Glycolic AcidvsTretinoin

Glycolic acid disrupts ionic bonds between corneocytes (dead skin cells) in the stratum corneum by chelating calcium ions and lowering the calcium concentration at desmosomal junctions. This weakens corneodesmosome integrity and activates endogenous proteases (kallikrein 5 and 7), accelerating desquamation. At higher concentrations, glycolic acid penetrates the viable epidermis and dermis, where it stimulates keratinocyte differentiation and upregulates transforming growth factor-beta (TGF-β) signaling in fibroblasts. This promotes glycosaminoglycan (GAG) synthesis, type I and III collagen production via procollagen gene expression, and elastin remodeling. Its small molecular size (76 Da) and high water solubility give it the deepest penetration of any AHA. The exfoliation also improves barrier function over time by promoting proper corneocyte maturation and reducing stratum corneum compaction.
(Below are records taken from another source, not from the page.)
# martellab-sri/ModalTune

Hardware: AMD Instinct MI355X
Metric: slides/sec (train step) at 10k patches x 1536-d (higher is better)
Workload: dtype f16; 1 GPU; Prov-GigaPath ModalAdapter train step, 10000 patches x 1536-d, 6 pathways -> 64 gene tokens + 1 task token, 3 task passes, fp16 operands / fp32 accumulate, 1 slide per GPU per step, task passes as two concurrent groups (B = 2 | 1 on two HIP streams), train mode: Dropout(0.25) on the embedded input and both backbone branches, DropPath(0..0.1) per layer and on the Extractor FFN (Philox masks regener; patches=10000, parallelism=dp1, dropout=True

## Files before the change

modaltune_amd/csrc/attn_combine.hip:

```cpp
#include "attn_common.h"

namespace {

__global__ __launch_bounds__(192) void dilated_attn_bwd_combine_kernel(const h16* __restrict__ ws, Plan p, h16* __restrict__ dqkv) {
  const long M = (long)p.B * p.N;
  const int t = threadIdx.x;
  const int col = t * 12, which = col / DM, h = (col % DM) / HD, d0 = col % HD;
  for (long m = blockIdx.x; m < M; m += gridDim.x) {
    const int pos = (int)(m % p.N);
    float acc[12];
#pragma unroll
    for (int e = 0; e < 12; ++e) acc[e] = 0.f;
#pragma unroll
    for (int br = 0; br < MT_MAX_BRANCHES; ++br) {
      if (br < p.nbranch) {
        const int dr = p.ratio[br], sg = p.seg[br], hb = H / dr;
        const int j = pos / sg, loc = pos - j * sg;
        if (loc % dr == h / hb) {
          const h16* src = ws + p.ws_off[br] + ((m * 3 + which) * hb + (h % hb)) * HD + d0;
          const h16x4 a0 = *reinterpret_cast<const h16x4*>(src), a1 = *reinterpret_cast<const h16x4*>(src + 4),
                      a2 = *reinterpret_cast<const h16x4*>(src + 8);
#pragma unroll
          for (int e = 0; e < 4; ++e) { acc[e] += (float)a0[e]; acc[4 + e] += (float)a1[e]; acc[8 + e] += (float)a2[e]; }
        }
      }
    }
    h16* dst = dqkv + m * QKV_LD + col;
#pragma unroll
    for (int k = 0; k < 3; ++k) {
      const h16x4 o = {(h16)acc[4 * k], (h16)acc[4 * k + 1], (h16)acc[4 * k + 2], (h16)acc[4 * k + 3]};
      *reinterpret_cast<h16x4*>(dst + 4 * k) = o;
    }
  }
}

constexpr int CMB_PIECES = QKV_LD / 8;
constexpr int CMB_GRID_MAX = 2048;
template <int NB>
__global__ __launch_bounds__(256) void dilated_attn_bwd_combine_inplace_kernel(const h16* __restrict__ ws, Plan p, int db, h16* dqkv) {
  const long M = (long)p.B * p.N;
  const int lane = threadIdx.x & 63, wave = __builtin_amdgcn_readfirstlane(threadIdx.x >> 6);
  const LivePasses lp = live_passes(p);
  const long m_end = min(M, (long)lp.b1 * p.N);
  for (long m = (long)lp.b0 * p.N + (long)blockIdx.x * 4 + wave; m < m_end; m += (long)gridDim.x * 4) {
    const int pos = (int)((unsigned)m % (unsigned)p.N);
    h16* row = dqkv + m * QKV_LD;
    int lo[NB], hbs[NB], str[NB];
    const h16* src[NB];
#pragma unroll
    for (int br = 0; br < NB; ++br) {
      const bool sparse = br < p.nbranch && br != db;
      const int dr = sparse ? p.ratio[br] : 1, sg = sparse ? p.seg[br] : 1, hb = H / dr;
      const int loc = pos % sg;
      lo[br] = (loc % dr) * hb;
      hbs[br] = sparse ? hb : 0;
      str[br] = hb * HD;
      src[br] = br == db ? row : ws + (sparse ? p.ws_off[br] + (m * 3 * hb - lo[br]) * HD : 0);
    }
#pragma unroll 1
    for (int it = 0; it < (CMB_PIECES + 63) / 64; ++it) {
      const int piece = it * 64 + lane;
      const int which = piece / (DM / 8), hp = piece - which * (DM / 8), h = hp / 6;
      bool cov[NB], any = false;
#pragma unroll
      for (int br = 0; br < NB; ++br) {
        cov[br] = piece < CMB_PIECES && (unsigned)(h - lo[br]) < (unsigned)hbs[br];
        any |= cov[br];
      }
      h16x8 v[NB];
#pragma unroll
      for (int br = 0; br < NB; ++br) {
        if (br == db) cov[br] = any;
        const h16* a = cov[br] ? src[br] + (which * str[br] + hp * 8) : ws;
        v[br] = *reinterpret_cast<const h16x8*>(a);
      }
      float acc[8];
#pragma unroll
      for (int e = 0; e < 8; ++e) acc[e] = 0.f;
#pragma unroll
      for (int br = 0; br < NB; ++br) {
        const h16x8 x = sel8(cov[br], v[br]);
#pragma unroll
        for (int e = 0; e < 8; ++e) acc[e] += (float)x[e];
      }
      if (any) {
        h16x8 o;
#pragma unroll
        for (int e = 0; e < 8; ++e) o[e] = (h16)acc[e];
        *reinterpret_cast<h16x8*>(row + piece * 8) = o;
      }
    }
  }
}

}

void mt_attn::launch_bwd_combine(const void* ws, const MtDilatedPlan* plan, mt_half* dqkv, hipStream_t s) {
  const Plan p = make_plan(plan, 128);
  const long M = (long)p.B * p.N;
  hipLaunchKernelGGL(dilated_attn_bwd_combine_kernel, dim3((int)min(M, 16384L)), dim3(192), 0, s, (const h16*)ws, p, (h16*)dqkv);
}

void mt_attn::launch_bwd_combine_inplace(const void* ws, const MtDilatedPlan* plan, mt_half* dqkv, const int* live, hipStream_t s) {
  const Plan p = make_plan(plan, 128, live);
  const long M = (long)p.B * p.N;
  const int db = dense_branch_host(plan);
  const dim3 grid((int)min((M + 3) / 4, (long)CMB_GRID_MAX));
  if (p.nbranch <= 5)
    hipLaunchKernelGGL(dilated_attn_bwd_combine_inplace_kernel<5>, grid, dim3(256), 0, s, (const h16*)ws, p, db, (h16*)dqkv);
  else
    hipLaunchKernelGGL(dilated_attn_bwd_combine_inplace_kernel<MT_MAX_BRANCHES>, grid, dim3(256), 0, s, (const h16*)ws, p, db, (h16*)dqkv);
}
```

Before: 25.83 slides/s.

## Stage sparse-branch dQKV rows into LDS with contiguous lane loads in combine

Adds a combine kernel that loads each row's sparse-branch workspace gradients as one contiguous run into per-wave LDS via global_load_lds, so every lane issues a coalesced 16-byte load instead of scattered masked loads. The dense-branch row is prefetched into registers while those loads are in flight, then the kernel gathers from LDS and sums in fp32. The aim is to cut uncoalesced global traffic and load latency in this memory-bound backward combine. In exchange it relies on hand-placed waitcnt and inline-asm barriers, uses 17 KB of LDS per block, and only applies when the staged pieces fit within 272.

After: 25.88 slides/s, median of 5. No clear change (+0.2%).

```diff
diff --git a/modaltune_amd/csrc/attn_combine.hip b/modaltune_amd/csrc/attn_combine.hip
--- a/modaltune_amd/csrc/attn_combine.hip
+++ b/modaltune_amd/csrc/attn_combine.hip
@@ -93,6 +93,120 @@
   }
 }
 
+constexpr int CMB_STAGE_PIECES = 272;
+constexpr int CMB_STAGE_LOADS = (CMB_STAGE_PIECES + 63) / 64;
+constexpr int CMB_ITERS = (CMB_PIECES + 63) / 64;
+constexpr int CMB_NB = 5;
+MT_DEVINL int opaque(int v) { asm volatile("" : "+v"(v)); return v; }
+struct CombineStage { int start[CMB_NB + 1]; long off_bytes[CMB_NB]; };
+__global__ __launch_bounds__(256) void dilated_attn_bwd_combine_dense_lanes_kernel(const h16* __restrict__ ws, Plan p, int db, CombineStage cs, h16* dqkv) {
+  constexpr int NB = CMB_NB;
+  __shared__ __attribute__((aligned(16))) h16 stage[4][CMB_STAGE_PIECES * 8];
+  const long M = (long)p.B * p.N;
+  const int lane = threadIdx.x & 63, wave = __builtin_amdgcn_readfirstlane(threadIdx.x >> 6);
+  h16* const st = stage[wave];
+  int start[NB + 1];
+  long off0[NB];
+#pragma unroll
+  for (int br = 0; br <= NB; ++br) start[br] = __builtin_amdgcn_readfirstlane(cs.start[br]);
+#pragma unroll
+  for (int br = 0; br < NB; ++br)
+    off0[br] = ((long)__builtin_amdgcn_readfirstlane((int)(cs.off_bytes[br] >> 32)) << 32) | (unsigned)__builtin_amdgcn_readfirstlane((int)cs.off_bytes[br]);
+  int row_bytes[CMB_STAGE_LOADS];
+  long off_bytes[CMB_STAGE_LOADS];
+#pragma unroll
+  for (int i = 0; i < CMB_STAGE_LOADS; ++i) {
+    const int c = i * 64 + lane;
+    row_bytes[i] = 0; off_bytes[i] = 0;
+#pragma unroll
+    for (int br = 0; br < NB; ++br) {
+      const bool in = c >= start[br] && c < start[br + 1];
+      row_bytes[i] = in ? (start[br + 1] - start[br]) * 16 : row_bytes[i];
+      off_bytes[i] = in ? off0[br] + (long)(c - start[br]) * 16 : off_bytes[i];
+    }
+  }
+  const LivePasses lp = live_passes(p);
+  const long m_end = min(M, (long)lp.b1 * p.N);
+  for (long m = (long)lp.b0 * p.N + (long)blockIdx.x * 4 + wave; m < m_end; m += (long)gridDim.x * 4) {
+    const int pos = (int)((unsigned)m % (unsigned)p.N);
+    h16* row = dqkv + m * QKV_LD;
+    int lo[NB], hbs[NB], sbase[NB];
+#pragma unroll
+    for (int br = 0; br < NB; ++br) {
+      const bool sparse = br < p.nbranch && br != db;
+      const int dr = sparse ? p.ratio[br] : 1, sg = sparse ? p.seg[br] : 1, hb = H / dr;
+      const int loc = pos % sg;
+      lo[br] = (loc % dr) * hb;
+      hbs[br] = sparse ? hb : 0;
+      sbase[br] = start[br] - lo[br] * 6;
+    }
+    asm volatile("s_waitcnt lgkmcnt(0)" ::: "memory");
+#pragma unroll
+    for (int i = 0; i < CMB_STAGE_LOADS; ++i)
+      if (row_bytes[i] != 0) {
+        const char* a = reinterpret_cast<const char*>(ws) + off_bytes[i] + (unsigned long)(unsigned)m * (unsigned)row_bytes[i];
+        __builtin_amdgcn_global_load_lds((const __attribute__((address_space(1))) void*)a,
+                                         (__attribute__((address_space(3))) void*)(st + i * 512), 16, 0, 0);
+      }
+    h16x8 dv[CMB_ITERS];
+#pragma unroll
+    for (int it = 0; it < CMB_ITERS; ++it) {
+      const int piece = it * 64 + opaque(lane);
+      const int which = piece / (DM / 8), h = (piece - which * (DM / 8)) / 6;
+      bool any = false;
+#pragma unroll
+      for (int br = 0; br < NB; ++br) any |= piece < CMB_PIECES && (unsigned)(h - lo[br]) < (unsigned)hbs[br];
+      dv[it] = *reinterpret_cast<const h16x8*>(any ? row + piece * 8 : ws);
+    }
+    __builtin_amdgcn_s_waitcnt(0x0F70);
+    asm volatile("" ::: "memory");
+#pragma unroll
+    for (int it = 0; it < CMB_ITERS; ++it) {
+      const int piece = it * 64 + opaque(lane);
+      const int which = piece / (DM / 8), hp = piece - which * (DM / 8), h = hp / 6;
+      bool cov[NB], any = false;
+      h16x8 v[NB];
+#pragma unroll
+      for (int br = 0; br < NB; ++br) {
+        cov[br] = piece < CMB_PIECES && (unsigned)(h - lo[br]) < (unsigned)hbs[br];
+        any |= cov[br];
+        v[br] = *reinterpret_cast<const h16x8*>(st + (cov[br] ? sbase[br] + which * 6 * hbs[br] + hp : 0) * 8);
+      }
+#pragma unroll
+      for (int br = 0; br < NB; ++br) {
+        cov[br] = br == db ? any : cov[br];
+        v[br] = br == db ? dv[it] : v[br];
+      }
+      float acc[8];
+#pragma unroll
+      for (int e = 0; e < 8; ++e) acc[e] = 0.f;
+#pragma unroll
+      for (int br = 0; br < NB; ++br) {
+        const h16x8 x = sel8(cov[br], v[br]);
+#pragma unroll
+        for (int e = 0; e < 8; ++e) acc[e] += (float)x[e];
+      }
+      if (any) {
+        h16x8 o;
+#pragma unroll
+        for (int e = 0; e < 8; ++e) o[e] = (h16)acc[e];
+        *reinterpret_cast<h16x8*>(row + piece * 8) = o;
+      }
+      asm volatile("" ::: "memory");
+    }
+  }
+}
+
+CombineStage make_combine_stage(const Plan& p, int db) {
+  CombineStage cs;
+  cs.start[0] = 0;
+  for (int b = 0; b < CMB_NB; ++b) {
+    cs.start[b + 1] = cs.start[b] + (b < p.nbranch && b != db ? 18 * (H / p.ratio[b]) : 0);
+    cs.off_bytes[b] = b < p.nbranch ? p.ws_off[b] * 2 : 0;
+  }
+  return cs;
+}
+
 }
 
 void mt_attn::launch_bwd_combine(const void* ws, const MtDilatedPlan* plan, mt_half* dqkv, hipStream_t s) {
@@ -106,7 +220,10 @@
   const long M = (long)p.B * p.N;
   const int db = dense_branch_host(plan);
   const dim3 grid((int)min((M + 3) / 4, (long)CMB_GRID_MAX));
-  if (p.nbranch <= 5)
+  const CombineStage cs = make_combine_stage(p, db);
+  if (p.nbranch <= CMB_NB && cs.start[CMB_NB] <= CMB_STAGE_PIECES)
+    hipLaunchKernelGGL(dilated_attn_bwd_combine_dense_lanes_kernel, grid, dim3(256), 0, s, (const h16*)ws, p, db, cs, (h16*)dqkv);
+  else if (p.nbranch <= 5)
     hipLaunchKernelGGL(dilated_attn_bwd_combine_inplace_kernel<5>, grid, dim3(256), 0, s, (const h16*)ws, p, db, (h16*)dqkv);
   else
     hipLaunchKernelGGL(dilated_attn_bwd_combine_inplace_kernel<MT_MAX_BRANCHES>, grid, dim3(256), 0, s, (const h16*)ws, p, db, (h16*)dqkv);
```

Tretinoin binds nuclear retinoic acid receptors (RAR-alpha, beta, gamma), forming RAR/RXR heterodimers that bind retinoic acid response elements and activate gene transcription. This accelerates keratinocyte proliferation, reducing stratum corneum transit from ~28 to ~14 days. In the dermis, tretinoin stimulates fibroblasts and upregulates collagen I and III via TGF-beta while downregulating MMP-1, MMP-3, and MMP-9 that degrade the extracellular matrix. It normalizes melanocyte distribution and melanosome transfer. In acne, it prevents microcomedo formation by normalizing follicular keratinocyte differentiation and reducing corneocyte cohesion. RAR activation also modulates genes for epidermal growth factors and differentiation markers.